- **Assignment**: Locate the line that contains "Workload: dtype bf16;" in the entries below, then repeat it and every following line through the line that contains "## Files before the change", exactly, and no others.

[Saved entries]
BEGIN
# antofuller/jumbo_mae_tpu

Measured on AMD Instinct MI355X. Metric: pretrain images/sec (whole node) ViT-L/16 224 mask75% at 1/2/4/8 MI355X, higher is better.
Workload: dtype bf16; 1 GPU; model=vit_large_patch16 jumbo-MAE (3 CLS, shared jumbo MLP) + decoder 8x512x16h, global_batch=4096, seq_len=52, decoder_seq_len=199, parallelism=dp1, per_gpu_batch=4096, grad_accum=2, micro_batch=2048, grad_ckpt=False, hip_graph=False, optimizer=adamw(0.9,0.95) wd0.05 warmup-cosine

## Files before the change

jumbo_mae_tpu_amd/csrc/bindings.cpp:

```cpp
#include <torch/extension.h>
#include <c10/hip/HIPStream.h>
#include <hip/hip_runtime.h>

#include <climits>

#include "jm_api.h"

namespace {

hipStream_t stream() { return c10::hip::getCurrentHIPStream().stream(); }

#define CHECK_CUDA(x) TORCH_CHECK((x).is_cuda(), #x " must be a GPU tensor")
#define CHECK_CONTIG(x) TORCH_CHECK((x).is_contiguous(), #x " must be contiguous")
#define CHECK_DT(x, d) TORCH_CHECK((x).scalar_type() == (d), #x " has wrong dtype")

const uint16_t* bf(const torch::Tensor& t) { return reinterpret_cast<const uint16_t*>(t.data_ptr()); }
uint16_t* bfm(torch::Tensor& t) { return reinterpret_cast<uint16_t*>(t.data_ptr()); }
uint16_t* bfp(const torch::Tensor& t) { return reinterpret_cast<uint16_t*>(t.data_ptr()); }
const float* fopt(const c10::optional<torch::Tensor>& t) {
  return t.has_value() && t->defined() ? t->data_ptr<float>() : nullptr;
}
float* fopt_m(c10::optional<torch::Tensor>& t) { return t.has_value() && t->defined() ? t->data_ptr<float>() : nullptr; }

void check_rc(int rc, const char* what) { TORCH_CHECK(rc == 0, what, ": unsupported shape (rc=", rc, ")"); }
// ... 40 lines not shown
  return {y, mean, rstd};
}

std::vector<torch::Tensor> layernorm_bwd(torch::Tensor dy, torch::Tensor x, torch::Tensor mean, torch::Tensor rstd,
                                         torch::Tensor gamma, torch::Tensor dgamma, torch::Tensor dbeta, bool accum,
                                         c10::optional<torch::Tensor> dres, c10::optional<torch::Tensor> out,
                                         c10::optional<torch::Tensor> res_y, c10::optional<torch::Tensor> res_scale,
                                         c10::optional<torch::Tensor> res_mask, c10::optional<torch::Tensor> res_dscale,
                                         c10::optional<torch::Tensor> res_dbias, int64_t res_T0,
                                         c10::optional<torch::Tensor> res_out, c10::optional<torch::Tensor> res_seed,
                                         double res_rate, int64_t res_ioff, c10::optional<torch::Tensor> hx,
                                         c10::optional<torch::Tensor> beta) {
  CHECK_CONTIG(dy);
  TORCH_CHECK(x.dim() == 3 && x.stride(2) == 1, "x must be [B,T,D]");
  const int B = x.size(0), T = x.size(1), D = x.size(2);
  TORCH_CHECK(dy.numel() == (long)B * T * D, "dy shape");
  torch::Tensor dx;
  if (out.has_value() && out->defined()) {
    dx = *out;
    TORCH_CHECK(dx.dim() == 3 && dx.size(0) == B && dx.size(1) == T && dx.size(2) == D && dx.stride(2) == 1, "out view");
  } else {
    dx = torch::empty({B, T, D}, x.options());
  }
  const float* rp = nullptr;
  long rB = 0, rT = 0;
  if (dres.has_value() && dres->defined()) {
    TORCH_CHECK(dres->dim() == 3 && dres->size(0) == B && dres->size(1) == T && dres->stride(2) == 1, "dres view");
    rp = dres->data_ptr<float>();
    rB = dres->stride(0);
    rT = dres->stride(1);
  }
  const bool dyb = dy.scalar_type() == torch::kBFloat16;
  TORCH_CHECK(dyb || dy.scalar_type() == torch::kFloat32, "dy dtype");
  const bool has_res = res_y.has_value() && res_y->defined();
  JmLnRes res{};
  torch::Tensor dyr;
  if (has_res) {
    const int Tr = T - (int)res_T0;
    TORCH_CHECK(res_T0 >= 0 && Tr > 0, "res_T0");
    const auto& y = *res_y;
    CHECK_DT(y, torch::kBFloat16);
    long yB, yT;
    if (y.dim() == 3) {
      TORCH_CHECK(y.size(0) == B && y.size(1) == Tr && y.size(2) == D && y.stride(2) == 1, "res_y view");
      yB = y.stride(0);
      yT = y.stride(1);
    } else {
      TORCH_CHECK(y.is_contiguous() && y.numel() == (long)B * Tr * D, "res_y shape");
      yB = (long)Tr * D;
      yT = D;
    }
    if (res_out.has_value() && res_out->defined()) {
      dyr = *res_out;
      CHECK_DT(dyr, torch::kBFloat16);
      TORCH_CHECK(dyr.sizes() == y.sizes() && dyr.strides() == y.strides(), "res_out must match res_y's view");
    } else {
      TORCH_CHECK(y.is_contiguous(), "res_y view needs res_out");
      dyr = torch::empty_like(y);
    }
    res = JmLnRes{bf(y), bfm(dyr), yB, yT, fopt(res_scale), fopt(res_mask), (int)res_T0, fopt_m(res_dscale),
                  fopt_m(res_dbias), make_drop(res_seed, res_rate, y, res_ioff)};
  }
  const uint16_t* hxp = nullptr;
  const float* betap = nullptr;
  if (hx.has_value() && hx->defined()) {
    CHECK_DT((*hx), torch::kBFloat16);
    CHECK_CONTIG((*hx));
    TORCH_CHECK(hx->numel() == (long)B * T * D, "hx shape");
    TORCH_CHECK(beta.has_value() && beta->defined() && beta->numel() == D, "hx needs beta [D]");
    CHECK_DT((*beta), torch::kFloat32);
    hxp = bf(*hx);
    betap = beta->data_ptr<float>();
  }
  const int NP = has_res ? 4 : 2;
  auto ws = torch::empty({(accum || has_res) ? (long)jm_layernorm_bwd_blocks(B * T, D) * NP * D : 1}, x.options());
  check_rc(jm_layernorm_bwd(dy.data_ptr(), dyb, x.data_ptr<float>(), x.stride(0), x.stride(1), B, T, D,
                            mean.data_ptr<float>(), rstd.data_ptr<float>(), gamma.data_ptr<float>(),
                            dx.data_ptr<float>(), dx.stride(0), dx.stride(1), rp, rB, rT, dgamma.data_ptr<float>(),
                            dbeta.data_ptr<float>(), accum, ws.data_ptr<float>(), has_res ? &res : nullptr,
                            stream(), hxp, betap),
           "layernorm_bwd");
  if (has_res) return {dx, dyr};
  return {dx};
}
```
END
- **Reply to the task**:
Workload: dtype bf16; 1 GPU; model=vit_large_patch16 jumbo-MAE (3 CLS, shared jumbo MLP) + decoder 8x512x16h, global_batch=4096, seq_len=52, decoder_seq_len=199, parallelism=dp1, per_gpu_batch=4096, grad_accum=2, micro_batch=2048, grad_ckpt=False, hip_graph=False, optimizer=adamw(0.9,0.95) wd0.05 warmup-cosine

## Files before the change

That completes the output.